Esses dias, no carro, ouvi na rádio Índios. Eu gostava tanto dessa música, lembro de ouvir com o Fer, na primeira casa dele em Jundiaí, e como eu gostava daquela introdução, e a gente tentava fazer no teclado. E eu queria tanto aprender a tocar. Hoje eu já não acho Legião tão genial quanto eu achava, talvez tenha encontrado coisas que mexem mais comigo, ou por serem mais sofisticadas ou por eu estar menos acostumadas a elas. Ainda assim, eu paro para ouvi-los, quando eles surgem. Ontem foi Vento no Litoral, junto com a Cássia Eller, mas confesso que eu não enfrentei, não. Será que essa música tem mesmo uma dor dentro dela, que sai e causa um mal-estar, ou sou eu? Eu me lembro de ouvi-la na praia, um inverno, tanto, e eu tinha querido tanto estar ali, e eu tinha criado na minha mente um filme estrambólico, totalmente non-sense e fora da realidade, mas que eu queria e gostava e sofria por não ter. Eu já disse, em outras oportunidades, que tenho algum medo do tempo. Isso das coisas passarem, como eu sei que passam, dá a sensação de que nada tem realmente importância, e embora isso seja um bom pensamento quando estamos sofrendo, também é muito triste imaginar que o motivo de tanto sentir hoje amanhã o será só de risadas embaraçadas ou, pior, silêncio.

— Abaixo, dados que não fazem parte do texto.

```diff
diff --git a/romtime_amd/pipeline.py b/romtime_amd/pipeline.py
--- a/romtime_amd/pipeline.py
+++ b/romtime_amd/pipeline.py
@@ -92,6 +92,7 @@
         self.ctxE, self.ctxG = _lib.Context(dev), _lib.Context(dev)
         self.ctxE.set_option("cu_limit", 8 * e)
         self.ctxE.set_option("eig_one_xcd", 0)
+        self.ctxE.set_option("eig_bisect_share", 1)
         self.ctxG.set_option("cu_limit", 8 * g_count)
         self.ctxG.set_option("gram_pace", int(bool(gram_pace)))
         self.group = group
```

Mas eu falava de Índios. "É só você que tem a cura pro meu vício de insistir nessa saudade que eu sinto de tudo que eu ainda não vi". Engraçado, eu fui buscar no Idiotia, achando que já escrevi esse verso, mas não. No lugar, encontrei dezenas de outras vezes em que falei de vício. O que eu queria falar era isso, hoje, mais cedo, fui ali, nessa eterna onda de perseguição, e li uns posts tão antigos, e me deu uma saudade, imensa, daquela época, em que eu fervilhava para dizer. E é tanta coisa escrita ali, mesmo muita, e desde sempre, embora não há algum tempo, eu gostei de voltar e reler, redescobrir, tentar lembrar do que eu falava e não conseguir. Agora me emocionei porque vi um comentário à Jasmim, e deu outra saudade, e do meu cabelo muito muito comprido. Estou oficialmente deixando crescer de novo, apesar de curtir a onda presilhinhas. Uma parte de mim pensou: ok, eu já tenho ali coisa pra ler por bastante tempo, aleatoriamente. E outra pensou que queria que eu continuasse tendo, no futuro, e pra isso eu tenho que escrever agora.

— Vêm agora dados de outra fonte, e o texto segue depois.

# Kim-Dongjun/Soft-Truncation

Measured on AMD Instinct MI355X. Metric: training images/sec (DDPM++ CIFAR-10 32x32), higher is better.
Workload: dtype f32; 1 GPU; DDPM++ (VP) CIFAR-10 32x32, configs/vp/CIFAR10/ddpmpp_nll_st.py (BASELINE configs[1]); per_gpu_batch=128, global_batch=128, parallelism=dp1

## Files before the change

soft-truncation_amd/csrc/conv_x2w.h:

```cpp
#pragma once

namespace x2w {

typedef short s4 __attribute__((__vector_size__(8)));
typedef __attribute__((address_space(3))) s4 lds_s4;
typedef __attribute__((address_space(3))) void lds_void;

struct Args {
  const unsigned char* dypl; const float* dyrec; long dy_ps;
  const unsigned char* xpl; const float* xrec; long x_ps;
  float* part; long part_stride;
  int N, H, W, HW, Cin, Cout, Cob, Cib;
  int tiles_co, tiles_ci, nchunks_total, chunks_per_split;
};

__device__ __forceinline__ halfx8 cat(s4 lo, s4 hi) {
  typedef short s8 __attribute__((__vector_size__(16)));
  const s8 v = __builtin_shufflevector(lo, hi, 0, 1, 2, 3, 4, 5, 6, 7);
  return __builtin_bit_cast(halfx8, v);
}

constexpr int A_INSTR = 3;
constexpr int A_BLK = A_INSTR * 16 * 64;
constexpr int A_PLANE = 4 * A_BLK;
constexpr int B_INSTR = 6;
constexpr int B_PLANE = B_INSTR * 16 * 64;
constexpr int BUF = 2 * A_PLANE + 2 * B_PLANE;

constexpr int X1_FORM = 16;
template <int COLS, int FORM = 1>
__global__ __launch_bounds__(256 * (FORM & 15), 2) void wgrad_kernel(Args a) {
  constexpr int GROUPS = FORM & 15;
  constexpr bool X1 = (FORM & X1_FORM) != 0;
  constexpr int NS = X1 ? 1 : 2;
  constexpr int STAGES = 2;
  constexpr bool TWO = COLS == 4;
  constexpr int ROWS = 32 / COLS;
  constexpr int TPA = COLS + 2;
  constexpr int TRB = TWO ? 12 : ROWS + 2;
  constexpr int LDS = STAGES * BUF;
  static_assert(ROWS * TPA <= A_INSTR * 16 && TRB * COLS <= B_INSTR * 16, "tiles exceed the staged slots");
  __shared__ __attribute__((aligned(1024))) unsigned char lds_all[LDS * GROUPS];
  const int tid = threadIdx.x & 255, lane = tid & 63;
  const int grp = GROUPS == 1 ? 0 : __builtin_amdgcn_readfirstlane((int)threadIdx.x >> 8);
  const int wid = __builtin_amdgcn_readfirstlane(tid >> 6);
  unsigned char* const lds = lds_all + grp * LDS;
  __shared__ float red_amax[2][GROUPS][4];
  x2::LateAmax amax_dy, amax_x;
  amax_dy.load(a.dyrec, x2::NPART, tid);
  amax_x.load(a.xrec, x2::NPART, tid);
  const int ntiles = a.tiles_co * a.tiles_ci;
  const int id = xcd_remap(blockIdx.x, gridDim.x);
  const int tile = id % ntiles, zs = id / ntiles;
  const int tco = tile % a.tiles_co, tci = tile / a.tiles_co;
  const int co_blk = tco * 4 + wid;
  const bool co_live = co_blk < a.Cob;
  const int c_begin = zs * a.chunks_per_split;
  const int c_last = min(a.nchunks_total, c_begin + a.chunks_per_split) - 1;

  const __amdgpu_buffer_rsrc_t a_rs = x2::make_rsrc(a.dypl, 2L * a.dy_ps);
  const __amdgpu_buffer_rsrc_t b_rs = x2::make_rsrc(a.xpl, 2L * a.x_ps);
  const int piece = (lane & 3) * 16;
  int a_rel[A_INSTR], a_c[A_INSTR];
#pragma unroll
  for (int j = 0; j < A_INSTR; ++j) {
    const int sl = 16 * j + (lane >> 2);
    int r = sl / TPA;
    a_c[j] = sl - r * TPA;
    int img = 0;
    if (TWO) { img = r >> 2; r &= 3; }
    if (sl >= ROWS * TPA || !co_live) a_c[j] = -1000000;
    a_rel[j] = (img * a.Cob * a.HW + r * a.W + a_c[j] - 1) * 64 + piece;
  }
  int b_rel[3], b_ty[3], b_dst[3]; unsigned b_pl[3];
#pragma unroll
  for (int u = 0; u < 3; ++u) {
    const int idx = wid + 4 * u, j = idx % B_INSTR, pl = idx / B_INSTR;
    const int sl = 16 * j + (lane >> 2);
    b_ty[u] = sl / COLS;
    const int tx = sl - b_ty[u] * COLS;
    int img = 0;
    if (TWO) { img = b_ty[u] / 6; b_ty[u] -= 6 * img; }
    if (sl >= TRB * COLS) b_ty[u] = -1000000;
    b_rel[u] = (img * a.Cib * a.HW + (b_ty[u] - 1) * a.W + tx) * 64 + piece;
    b_dst[u] = 2 * A_PLANE + pl * B_PLANE + j * 1024;
    b_pl[u] = (unsigned)pl;
  }
  auto stage = [&](int c, unsigned char* buf) {
    const int p0 = c * 32;
    const int b = p0 / a.HW, hw0 = p0 - b * a.HW;
    const int y0 = hw0 / a.W, x0 = hw0 - y0 * a.W;
    const int a_chunk = ((b * a.Cob + co_blk) * a.HW + hw0) * 64;
#pragma unroll
    for (int j = 0; j < A_INSTR; ++j) {
      const int xx = x0 + a_c[j] - 1;
      const unsigned vo = (xx >= 0 && xx < a.W) ? (unsigned)(a_chunk + a_rel[j]) : 0x80000000u;
#pragma unroll
      for (int s = 0; s < NS; ++s)
        __builtin_amdgcn_raw_ptr_buffer_load_lds(a_rs, (lds_void*)(buf + s * A_PLANE + wid * A_BLK + j * 1024), 16,
                                                 (int)vo, (int)(s * (unsigned)a.dy_ps), 0, 0);
    }
    const int b_chunk = ((b * a.Cib + tci) * a.HW + hw0) * 64;
#pragma unroll
    for (int u = 0; u < 3; ++u) {
      if (X1 && b_pl[u]) continue;
      const int yy = y0 + b_ty[u] - 1;
      const unsigned vo = (yy >= 0 && yy < a.H) ? (unsigned)(b_chunk + b_rel[u]) : 0x80000000u;
      __builtin_amdgcn_raw_ptr_buffer_load_lds(b_rs, (lds_void*)(buf + b_dst[u]), 16, (int)vo, (int)(b_pl[u] * (unsigned)a.x_ps), 0, 0);
    }
  };

  floatx16 acc[9];
#pragma unroll
  for (int t = 0; t < 9; ++t)
#pragma unroll
    for (int e = 0; e < 16; ++e) acc[t][e] = 0.f;

  const int m = lane & 15, g = lane >> 4;
  const int ch_off = (16 * (g & 1) + 4 * (m & 3)) * 2;
  int a_off[2][2], b_off[2][2];
#pragma unroll
  for (int kk = 0; kk < 2; ++kk)
#pragma unroll
    for (int h = 0; h < 2; ++h) {
      const int k = 16 * kk + 8 * (g >> 1) + 4 * h + (m >> 2);
      const int krow = k / COLS, kcol = k - krow * COLS;
      a_off[kk][h] = wid * A_BLK + (krow * TPA + kcol + 1) * 64 + ch_off;
      const int trow = TWO ? (krow >> 2) * 6 + (krow & 3) : krow;
      b_off[kk][h] = 2 * A_PLANE + ((trow + 1) * COLS + kcol) * 64 + ch_off;
    }
  constexpr int SA[3] = {1, 0, 0}, SB[3] = {0, 1, 0};

  auto compute = [&](const unsigned char* buf) {
#pragma unroll
    for (int kk = 0; kk < 2; ++kk) {
      halfx8 af[3][2];
#pragma unroll
      for (int t = 0; t < 3; ++t)
#pragma unroll
        for (int s = 0; s < NS; ++s)
          af[t][s] = cat(__builtin_amdgcn_ds_read_tr16_b64_v4i16((lds_s4*)(buf + s * A_PLANE + a_off[kk][0] - (t - 1) * 64)),
                         __builtin_amdgcn_ds_read_tr16_b64_v4i16((lds_s4*)(buf + s * A_PLANE + a_off[kk][1] - (t - 1) * 64)));
#pragma unroll
      for (int t3 = 0; t3 < 3; ++t3) {
        halfx8 bf[2];
#pragma unroll
        for (int s = 0; s < NS; ++s)
          bf[s] = cat(__builtin_amdgcn_ds_read_tr16_b64_v4i16((lds_s4*)(buf + s * B_PLANE + b_off[kk][0] + (t3 - 1) * COLS * 64)),
                      __builtin_amdgcn_ds_read_tr16_b64_v4i16((lds_s4*)(buf + s * B_PLANE + b_off[kk][1] + (t3 - 1) * COLS * 64)));
#pragma unroll
        for (int pr = X1 ? 2 : 0; pr < 3; ++pr)
#pragma unroll
          for (int t = 0; t < 3; ++t)
            acc[3 * t3 + t] = __builtin_amdgcn_mfma_f32_32x32x16_f16(af[t][SA[pr]], bf[SB[pr]], acc[3 * t3 + t], 0, 0, 0);
      }
    }
  };

  const int rounds = (c_last - c_begin + GROUPS) / GROUPS;
#pragma unroll
  for (int i = 0; i < STAGES - 1; ++i)
    if (c_begin + i * GROUPS + grp <= c_last) stage(c_begin + i * GROUPS + grp, lds + i * BUF);
  int cur = 0;
  for (int it = 0; it < rounds; ++it) {
    const int c = c_begin + it * GROUPS + grp;
    asm volatile("s_waitcnt vmcnt(0)" ::: "memory");
    __syncthreads();
    const int nxt = cur + STAGES - 1 >= STAGES ? cur - 1 : cur + STAGES - 1;
    if (c + (STAGES - 1) * GROUPS <= c_last) stage(c + (STAGES - 1) * GROUPS, lds + nxt * BUF);
    if (c <= c_last) compute(lds + cur * BUF);
    cur = cur + 1 == STAGES ? 0 : cur + 1;
  }
  const float sa = x2::pow2_scale_of(amax_dy.reduce(red_amax[0][grp], tid));
  const float sb = x2::pow2_scale_of(amax_x.reduce(red_amax[1][grp], tid));
  const float unscale = 1.f / (sa * sb);
  if (GROUPS == 2) {
    float* const xch = reinterpret_cast<float*>(lds_all);
#pragma unroll
    for (int r = 0; r < 3; ++r) {
      __syncthreads();
      if (grp == 1) {
#pragma unroll
        for (int t = 0; t < 3; ++t)
#pragma unroll
          for (int e = 0; e < 16; ++e) xch[(16 * t + e) * 256 + tid] = acc[3 * r + t][e];
      }
      __syncthreads();
      if (grp == 0) {
#pragma unroll
        for (int t = 0; t < 3; ++t)
#pragma unroll
          for (int e = 0; e < 16; ++e) acc[3 * r + t][e] += xch[(16 * t + e) * 256 + tid];
      }
    }
    if (grp == 1) return;
  }

  float* slab = a.part + (long)zs * a.part_stride;
  const int fk = lane >> 5, fc = lane & 31;
  const int ci = tci * 32 + fc;
  if (co_live && ci < a.Cin) {
#pragma unroll
    for (int t = 0; t < 9; ++t)
#pragma unroll
      for (int e = 0; e < 16; ++e) {
        const int co = co_blk * 32 + 4 * fk + igemm::strip_row(e);
        if (co < a.Cout) slab[((long)t * a.Cout + co) * a.Cin + ci] = unscale * acc[t][e];
      }
  }
}


struct Plan { int ok; int splits; int chunks_per_split; long slab; int groups; };
inline int groups_mode() { static const int v = [] { const char* e = getenv("STK_X2W_GROUPS"); return e ? atoi(e) : 2; }(); return v; }
inline Plan plan(int N, int H, int W, int Cin, int Cout, int wgs = 0) {
  Plan r = {0, 1, 0, 0, 1};
  if (H != W || W < 4 || (W & (W - 1)) || Cin % 32 || Cout % 32 || Cin < 32 || Cout < 32) return r;
  const long px = (long)N * H * W;
  if (px % 32 || px / 32 > 0x7fffffffL / 64) return r;
  const int nch = (int)(px / 32);
  const long tiles = (long)stk_cdiv(Cout, 128) * (Cin / 32);
  static const long cap_mb = [] { const char* e = getenv("STK_WGRAD_SLAB_MB"); return e ? atol(e) : 128L; }();
  static const long shared = [] { const char* e = getenv("STK_X2W_WGS"); return e && atol(e) > 0 ? atol(e) : 256L; }();
  const long target = wgs > 0 ? wgs : shared;
  long splits = tiles >= target ? 1 : target / tiles;
  if (splits > nch / 8) splits = nch / 8;
  const long cap = (cap_mb << 20) / (9L * Cout * Cin * 4);
  if (splits > cap) splits = cap;
  if (splits < 1) splits = 1;
  const bool gw = groups_mode() == 3 || (groups_mode() == 2 && (W == 8 || W == 16));
  if (gw && splits >= 2 && splits % 2 == 0 && nch / splits >= 8) { r.groups = 2; splits /= 2; }
  r.chunks_per_split = stk_cdiv(nch, splits);
  r.splits = stk_cdiv(nch, r.chunks_per_split);
  r.slab = 9L * Cout * Cin;
  r.ok = nch >= 8;
  return r;
}

}
```

Measured before the change: 3438 images/s.

## Trim wgrad LDS staging: whole-row dy loads, exact x-tile instruction count, inline-asm DMA

Rewrites the LDS staging of the fp16 weight-gradient conv kernel. When dy tiles cover whole image rows, it issues two buffer-to-LDS loads instead of three and zeroes the halo columns once up front. It also issues only the x-tile load instructions that are actually live rather than a fixed three per wave. Buffer loads now go through inline asm that sets m0 directly, and lane/tid are recomputed late (mbcnt) to shorten live ranges. The aim is less redundant global traffic and lower VGPR pressure, at the cost of fragile hand-written asm (m0 save/restore, s_nop) and extra special-case index logic.

Result: faster. 3497 images/s (median of 6 runs) (+1.7%).

```diff
diff --git a/soft-truncation_amd/csrc/conv_x2w.h b/soft-truncation_amd/csrc/conv_x2w.h
--- a/soft-truncation_amd/csrc/conv_x2w.h
+++ b/soft-truncation_amd/csrc/conv_x2w.h
@@ -18,6 +18,17 @@
   typedef short s8 __attribute__((__vector_size__(16)));
   const s8 v = __builtin_shufflevector(lo, hi, 0, 1, 2, 3, 4, 5, 6, 7);
   return __builtin_bit_cast(halfx8, v);
+}
+
+__device__ __forceinline__ u32x4 rsrc_words(const void* base, long bytes) {
+  const unsigned long p = reinterpret_cast<unsigned long>(base);
+  return u32x4{(unsigned)p, (unsigned)(p >> 32) & 0xffffu, (unsigned)bytes, 0x00020000u};
+}
+__device__ __forceinline__ void dma16(u32x4 rs, const unsigned char* dst, unsigned voff, unsigned soff) {
+  const unsigned lds_addr = (unsigned)(unsigned long)(lds_void*)dst;
+  unsigned keep;
+  asm volatile("s_mov_b32 %0, m0\n\ts_mov_b32 m0, %1\n\ts_nop 4\n\tbuffer_load_dwordx4 %2, %3, %4 offen lds\n\ts_mov_b32 m0, %0"
+               : "=&s"(keep) : "s"(lds_addr), "v"(voff), "s"(rs), "s"(soff) : "memory");
 }
 
 constexpr int A_INSTR = 3;
@@ -58,10 +69,12 @@
   const int c_begin = zs * a.chunks_per_split;
   const int c_last = min(a.nchunks_total, c_begin + a.chunks_per_split) - 1;
 
-  const __amdgpu_buffer_rsrc_t a_rs = x2::make_rsrc(a.dypl, 2L * a.dy_ps);
-  const __amdgpu_buffer_rsrc_t b_rs = x2::make_rsrc(a.xpl, 2L * a.x_ps);
+  const u32x4 a_rs = rsrc_words(a.dypl, 2L * a.dy_ps);
+  const u32x4 b_rs = rsrc_words(a.xpl, 2L * a.x_ps);
   const int piece = (lane & 3) * 16;
-  int a_rel[A_INSTR], a_c[A_INSTR];
+  const bool a_whole_rows = COLS == 16 || (COLS == 32 && a.W == 32);
+  const int a_instr = a_whole_rows ? 2 : A_INSTR;
+  int a_rel[A_INSTR], a_c[A_INSTR], a_dst[A_INSTR];
 #pragma unroll
   for (int j = 0; j < A_INSTR; ++j) {
     const int sl = 16 * j + (lane >> 2);
@@ -69,15 +82,24 @@
     a_c[j] = sl - r * TPA;
     int img = 0;
     if (TWO) { img = r >> 2; r &= 3; }
-    if (sl >= ROWS * TPA || !co_live) a_c[j] = -1000000;
+    if (sl >= ROWS * TPA) a_c[j] = -1000000;
     a_rel[j] = (img * a.Cob * a.HW + r * a.W + a_c[j] - 1) * 64 + piece;
-  }
-  int b_rel[3], b_ty[3], b_dst[3]; unsigned b_pl[3];
-#pragma unroll
-  for (int u = 0; u < 3; ++u) {
-    const int idx = wid + 4 * u, j = idx % B_INSTR, pl = idx / B_INSTR;
+    a_dst[j] = wid * A_BLK + j * 1024;
+    if (a_whole_rows) {
+      a_c[j] = 1;
+      a_rel[j] = sl * 64 + piece;
+      a_dst[j] = wid * A_BLK + ((16 * j / COLS) * TPA + 16 * j % COLS + 1) * 64;
+    }
+    if (!co_live) { a_c[j] = -1000000; a_rel[j] = -1000000 * 64; }
+  }
+  constexpr int B_LIVE = TRB * COLS / 16, B_ALL = NS * B_LIVE, B_WAVE = (B_ALL + 3) / 4;
+  static_assert(B_LIVE * 16 == TRB * COLS && B_LIVE <= B_INSTR, "the x tile is whole instructions");
+  int b_rel[B_WAVE], b_ty[B_WAVE], b_dst[B_WAVE]; unsigned b_pl[B_WAVE];
+#pragma unroll
+  for (int u = 0; u < B_WAVE; ++u) {
+    const int idx = wid + 4 * u, j = idx % B_LIVE, pl = idx / B_LIVE;
     const int sl = 16 * j + (lane >> 2);
-    b_ty[u] = sl / COLS;
+    b_ty[u] = COLS >= 16 ? 16 * j / COLS : sl / COLS;
     const int tx = sl - b_ty[u] * COLS;
     int img = 0;
     if (TWO) { img = b_ty[u] / 6; b_ty[u] -= 6 * img; }
@@ -93,20 +115,21 @@
     const int a_chunk = ((b * a.Cob + co_blk) * a.HW + hw0) * 64;
 #pragma unroll
     for (int j = 0; j < A_INSTR; ++j) {
+      if (j >= a_instr) continue;
       const int xx = x0 + a_c[j] - 1;
-      const unsigned vo = (xx >= 0 && xx < a.W) ? (unsigned)(a_chunk + a_rel[j]) : 0x80000000u;
+      const bool in = COLS == 32 ? (unsigned)(x0 * 64 + a_rel[j]) < (unsigned)(a.W * 64) : (xx >= 0 && xx < a.W);
+      const unsigned vo = in ? (unsigned)(a_chunk + a_rel[j]) : 0x80000000u;
 #pragma unroll
       for (int s = 0; s < NS; ++s)
-        __builtin_amdgcn_raw_ptr_buffer_load_lds(a_rs, (lds_void*)(buf + s * A_PLANE + wid * A_BLK + j * 1024), 16,
-                                                 (int)vo, (int)(s * (unsigned)a.dy_ps), 0, 0);
+        dma16(a_rs, buf + s * A_PLANE + a_dst[j], vo, s * (unsigned)a.dy_ps);
     }
     const int b_chunk = ((b * a.Cib + tci) * a.HW + hw0) * 64;
 #pragma unroll
-    for (int u = 0; u < 3; ++u) {
-      if (X1 && b_pl[u]) continue;
+    for (int u = 0; u < B_WAVE; ++u) {
+      if (4 * u + 3 >= B_ALL && wid + 4 * u >= B_ALL) continue;
       const int yy = y0 + b_ty[u] - 1;
       const unsigned vo = (yy >= 0 && yy < a.H) ? (unsigned)(b_chunk + b_rel[u]) : 0x80000000u;
-      __builtin_amdgcn_raw_ptr_buffer_load_lds(b_rs, (lds_void*)(buf + b_dst[u]), 16, (int)vo, (int)(b_pl[u] * (unsigned)a.x_ps), 0, 0);
+      dma16(b_rs, buf + b_dst[u], vo, b_pl[u] * (unsigned)a.x_ps);
     }
   };
 
@@ -158,6 +181,14 @@
   };
 
   const int rounds = (c_last - c_begin + GROUPS) / GROUPS;
+  if (a_whole_rows) {
+    constexpr int NH = COLS >= 16 ? STAGES * NS * ROWS * 2 : 0;
+    static_assert(NH * 4 <= 64, "one store per lane");
+    const int h = lane >> 2, side = h & 1, r = (h >> 1) % ROWS, sp = (h >> 1) / ROWS;
+    if (h < NH)
+      *reinterpret_cast<uint4*>(lds + (sp / NS) * BUF + (sp % NS) * A_PLANE + wid * A_BLK + (r * TPA + side * (TPA - 1)) * 64 + piece) =
+          make_uint4(0u, 0u, 0u, 0u);
+  }
 #pragma unroll
   for (int i = 0; i < STAGES - 1; ++i)
     if (c_begin + i * GROUPS + grp <= c_last) stage(c_begin + i * GROUPS + grp, lds + i * BUF);
@@ -171,8 +202,10 @@
     if (c <= c_last) compute(lds + cur * BUF);
     cur = cur + 1 == STAGES ? 0 : cur + 1;
   }
-  const float sa = x2::pow2_scale_of(amax_dy.reduce(red_amax[0][grp], tid));
-  const float sb = x2::pow2_scale_of(amax_x.reduce(red_amax[1][grp], tid));
+  const int lane_late = (int)__builtin_amdgcn_mbcnt_hi(~0u, __builtin_amdgcn_mbcnt_lo(~0u, 0u));
+  const int tid_late = wid * 64 + lane_late;
+  const float sa = x2::pow2_scale_of(amax_dy.reduce(red_amax[0][grp], tid_late));
+  const float sb = x2::pow2_scale_of(amax_x.reduce(red_amax[1][grp], tid_late));
   const float unscale = 1.f / (sa * sb);
   if (GROUPS == 2) {
     float* const xch = reinterpret_cast<float*>(lds_all);
@@ -183,21 +216,21 @@
 #pragma unroll
         for (int t = 0; t < 3; ++t)
 #pragma unroll
-          for (int e = 0; e < 16; ++e) xch[(16 * t + e) * 256 + tid] = acc[3 * r + t][e];
+          for (int e = 0; e < 16; ++e) xch[(16 * t + e) * 256 + tid_late] = acc[3 * r + t][e];
       }
       __syncthreads();
       if (grp == 0) {
 #pragma unroll
         for (int t = 0; t < 3; ++t)
 #pragma unroll
-          for (int e = 0; e < 16; ++e) acc[3 * r + t][e] += xch[(16 * t + e) * 256 + tid];
+          for (int e = 0; e < 16; ++e) acc[3 * r + t][e] += xch[(16 * t + e) * 256 + tid_late];
       }
     }
     if (grp == 1) return;
   }
 
   float* slab = a.part + (long)zs * a.part_stride;
-  const int fk = lane >> 5, fc = lane & 31;
+  const int fk = lane_late >> 5, fc = lane_late & 31;
   const int ci = tci * 32 + fc;
   if (co_live && ci < a.Cin) {
 #pragma unroll
```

Eu agora sinto tantas saudades. Avassaladoras, de sair pelos poros e tomar tudo e apertar o coração e tentar escapar, se lançar na busca. Mas é tanto do que eu não vi. Isso é muito foda, perder o sonho. Tanto que eu queria dizer e fazer e viver, pensei e planejei; ontem no oftalmologista eu fui marcar um retorno, pra junho, e doeu pensar que eu vou, sim, estar aqui em junho. Recorri à balela do "ah, qualquer coisa eu desmarco", mas eu sei que é balela.
Eu até tinha umas coisinhas pra contar, de sonhos doidões ou irritações cotidianas, ou do carro que eu vi que não tinha retrovisor, mas tudo bem. Fica de reserva, pra outra hora, ou se perde assim, em meio às coisas que perdemos que nos perdem todos os dias.
Quem me dera, ao menos uma vez.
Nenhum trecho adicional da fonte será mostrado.